Non sto dicendo che i tecnici delle centrali nucleari siano il male! Non lo sto dicendo di nessuno! Ma buona parte dei lavoratori delle centrali sono residenti di qui. Tutti noi, incluso me stesso, siamo vittime del disastro. Ma stiamo tutti lavorando sodo per rispettare i nostri doveri come tecnici della Tepco, prima di pensare a noi stessi come vittime del disastro.

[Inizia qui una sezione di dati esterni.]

template <int NB, int RNP, typename ET, bool PERM, int P = ppt_for(NB), int SP = 0, int ABL = 0, int TT = 0, int NW = 8, int SPLIT = 1>
int launch_net(const NetArgs& a, int max_positions, hipStream_t st) {
    constexpr int RT = RowMap<NB, P, PERM>::RT, LROWS = RT * 16 + 8;
    constexpr bool ROWTAB = SP != 0 && NB == 6 && P == 4;
    constexpr size_t tap_bytes = TT ? (size_t)9 * RT * RowMap<NB, P, PERM>::PPT * sizeof(int) : (size_t)9 * RT * 64 * (ROWTAB ? 1 : SP == 2 ? sizeof(uint16_t) : sizeof(int));
    constexpr size_t smem = (size_t)LROWS * LDS_ROWB * (SP == 2 ? (NB == 6 ? 16 : 20) : SP ? 16 : 8) + 2 * RT * 16 * sizeof(float) + tap_bytes + (SPLIT > 1 ? 16 : 0);
    static_assert(smem <= 160 * 1024, "net kernel: the LDS image does not fit a CU");
    auto kern = net_mfma_kernel<NB, P, RNP, ET, PERM, SP, ABL, TT, NW, SPLIT>;
    static bool attr_done[64] = {};
    int attr_dev = 0;
    TZ_HIP(hipGetDevice(&attr_dev));
    bool& attr_set = attr_done[attr_dev & 63];
    if (!attr_set) {
        TZ_HIP(hipFuncSetAttribute(reinterpret_cast<const void*>(kern), hipFuncAttributeMaxDynamicSharedMemorySize, (int)smem));
        attr_set = true;
    }
    int blocks = (max_positions + P - 1) / P;
    if (SPLIT > 1) {
        const int groups = (blocks + 7) / 8 * 8;
        if (groups > NET_SPLIT_MAX_GROUPS || !a.xch || !a.xch_count) return tz_fail(TZ_EINVAL, "net launch: the several-CU form is for small batches");
        TZ_HIP(hipMemsetAsync(a.xch_count, 0, (size_t)groups * 128, st));
        blocks = groups * SPLIT;
    }
    hipLaunchKernelGGL(kern, dim3(blocks), dim3(NW * 64), smem, st, a);
    hipError_t e = hipGetLastError();
    if (e != hipSuccess) return tz_fail(TZ_EDEVICE, std::string("net launch: ") + hipGetErrorString(e));
    return TZ_OK;
}

bool net_square_major() {
    static int v = -1;
    if (v < 0) {
        const char* e = getenv("TZ_NET_ROWS");
        v = (e && !strcmp(e, "board")) ? 0 : 1;
    }
    return v == 1;
}

int net_small_p(int max_positions) {
    static const bool full = getenv("TZ_NET_P") && !strcmp(getenv("TZ_NET_P"), "full");
    if (full) return 0;
    return max_positions <= 256 ? 1 : max_positions <= 512 ? 2 : max_positions <= 1024 ? 4 : 0;
}

#if defined(TZ_NN_C6_TU)
}
#elif defined(TZ_NN_SPLIT_TU)
}

int tz_nn_launch_split(int sp, int n, const void* net_args, int max_positions, hipStream_t st) {
    const NetArgs& a = *static_cast<const NetArgs*>(net_args);
    if (sp == 1) {
        if (n == 5 && a.xch && max_positions <= NET_SPLIT_MAX_POSITIONS) {
            if (max_positions <= NET_SPLIT_MAX_GROUPS) return launch_net<5, 1, _Float16, false, 1, 1, 0, 0, 4, 4>(a, max_positions, st);
            if (max_positions <= 2 * NET_SPLIT_MAX_GROUPS) return launch_net<5, 1, _Float16, false, 2, 1, 0, 0, 4, 4>(a, max_positions, st);
            return launch_net<5, 1, _Float16, false, 4, 1, 0, 0, 4, 4>(a, max_positions, st);
        }
        switch (n) {
            case 3: return launch_net<3, 1, _Float16, false, 8, 1>(a, max_positions, st);
            case 4: return launch_net<4, 1, _Float16, false, 6, 1>(a, max_positions, st);
            case 5: return launch_net<5, 1, _Float16, true, 4, 1>(a, max_positions, st);
            case 6:
                if (net_square_major() && max_positions >= 1024) return launch_net<6, 2, _Float16, true, 4, 1>(a, max_positions, st);
                return launch_net<6, 2, _Float16, false, 2, 1>(a, max_positions, st);
        }
        return tz_fail(TZ_EINVAL, "net: unsupported board size");
    }
#ifdef TZ_ABLATIONS
    if (n == 5 && getenv("TZ_NET_ABL") && atoi(getenv("TZ_NET_ABL")) == 16) return launch_net<5, 1, _Float16, true, 4, 2, 16>(a, max_positions, st);
    if (n == 5 && getenv("TZ_NET_ABL") && atoi(getenv("TZ_NET_ABL")) == 32) return launch_net<5, 1, _Float16, true, 4, 2, 32>(a, max_positions, st);
    if (n == 5 && getenv("TZ_NET_ABL") && atoi(getenv("TZ_NET_ABL")) == 48) return launch_net<5, 1, _Float16, true, 4, 2, 48>(a, max_positions, st);
#endif
    if (n == 5 && net_small_p(max_positions) == 1) return launch_net<5, 1, _Float16, false, 1, 2>(a, max_positions, st);
    if (n == 5 && net_small_p(max_positions) == 2) return launch_net<5, 1, _Float16, false, 2, 2>(a, max_positions, st);
    switch (n) {
        case 3: return launch_net<3, 1, _Float16, false, 8, 2>(a, max_positions, st);
        case 4: return launch_net<4, 1, _Float16, false, 6, 2>(a, max_positions, st);
        case 5: return launch_net<5, 1, _Float16, true, 4, 2>(a, max_positions, st);
        case 6:
            if (net_square_major() && max_positions >= 1024) return launch_net<6, 2, _Float16, true, 4, 2>(a, max_positions, st);
            return launch_net<6, 2, _Float16, false, 2, 2>(a, max_positions, st);
    }
    return tz_fail(TZ_EINVAL, "net: unsupported board size");
}
#else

I tecnici impegnati al secondo piano hanno avuto tempi duri. Hanno dovuto dar sostegno ai colleghi del primo piano, impegnati nel lavoro di ripristino dei sistemi, mentre dovevano anche assicurare la sicurezza del loro stesso impianto. La scena ricorda totalmente quella di una zona di guerra. Tutti gli impiegati stanno lavorando al limite delle loro possibilità, sia fisiche che mentali. Ti chiedo di capire questo.

La società potrebbe fare a meno dell’energia nucleare per salvare sé stessa, ma noi combatteremo fino alla fine. Ti prego di darci il tuo sostegno dalla sede centrale.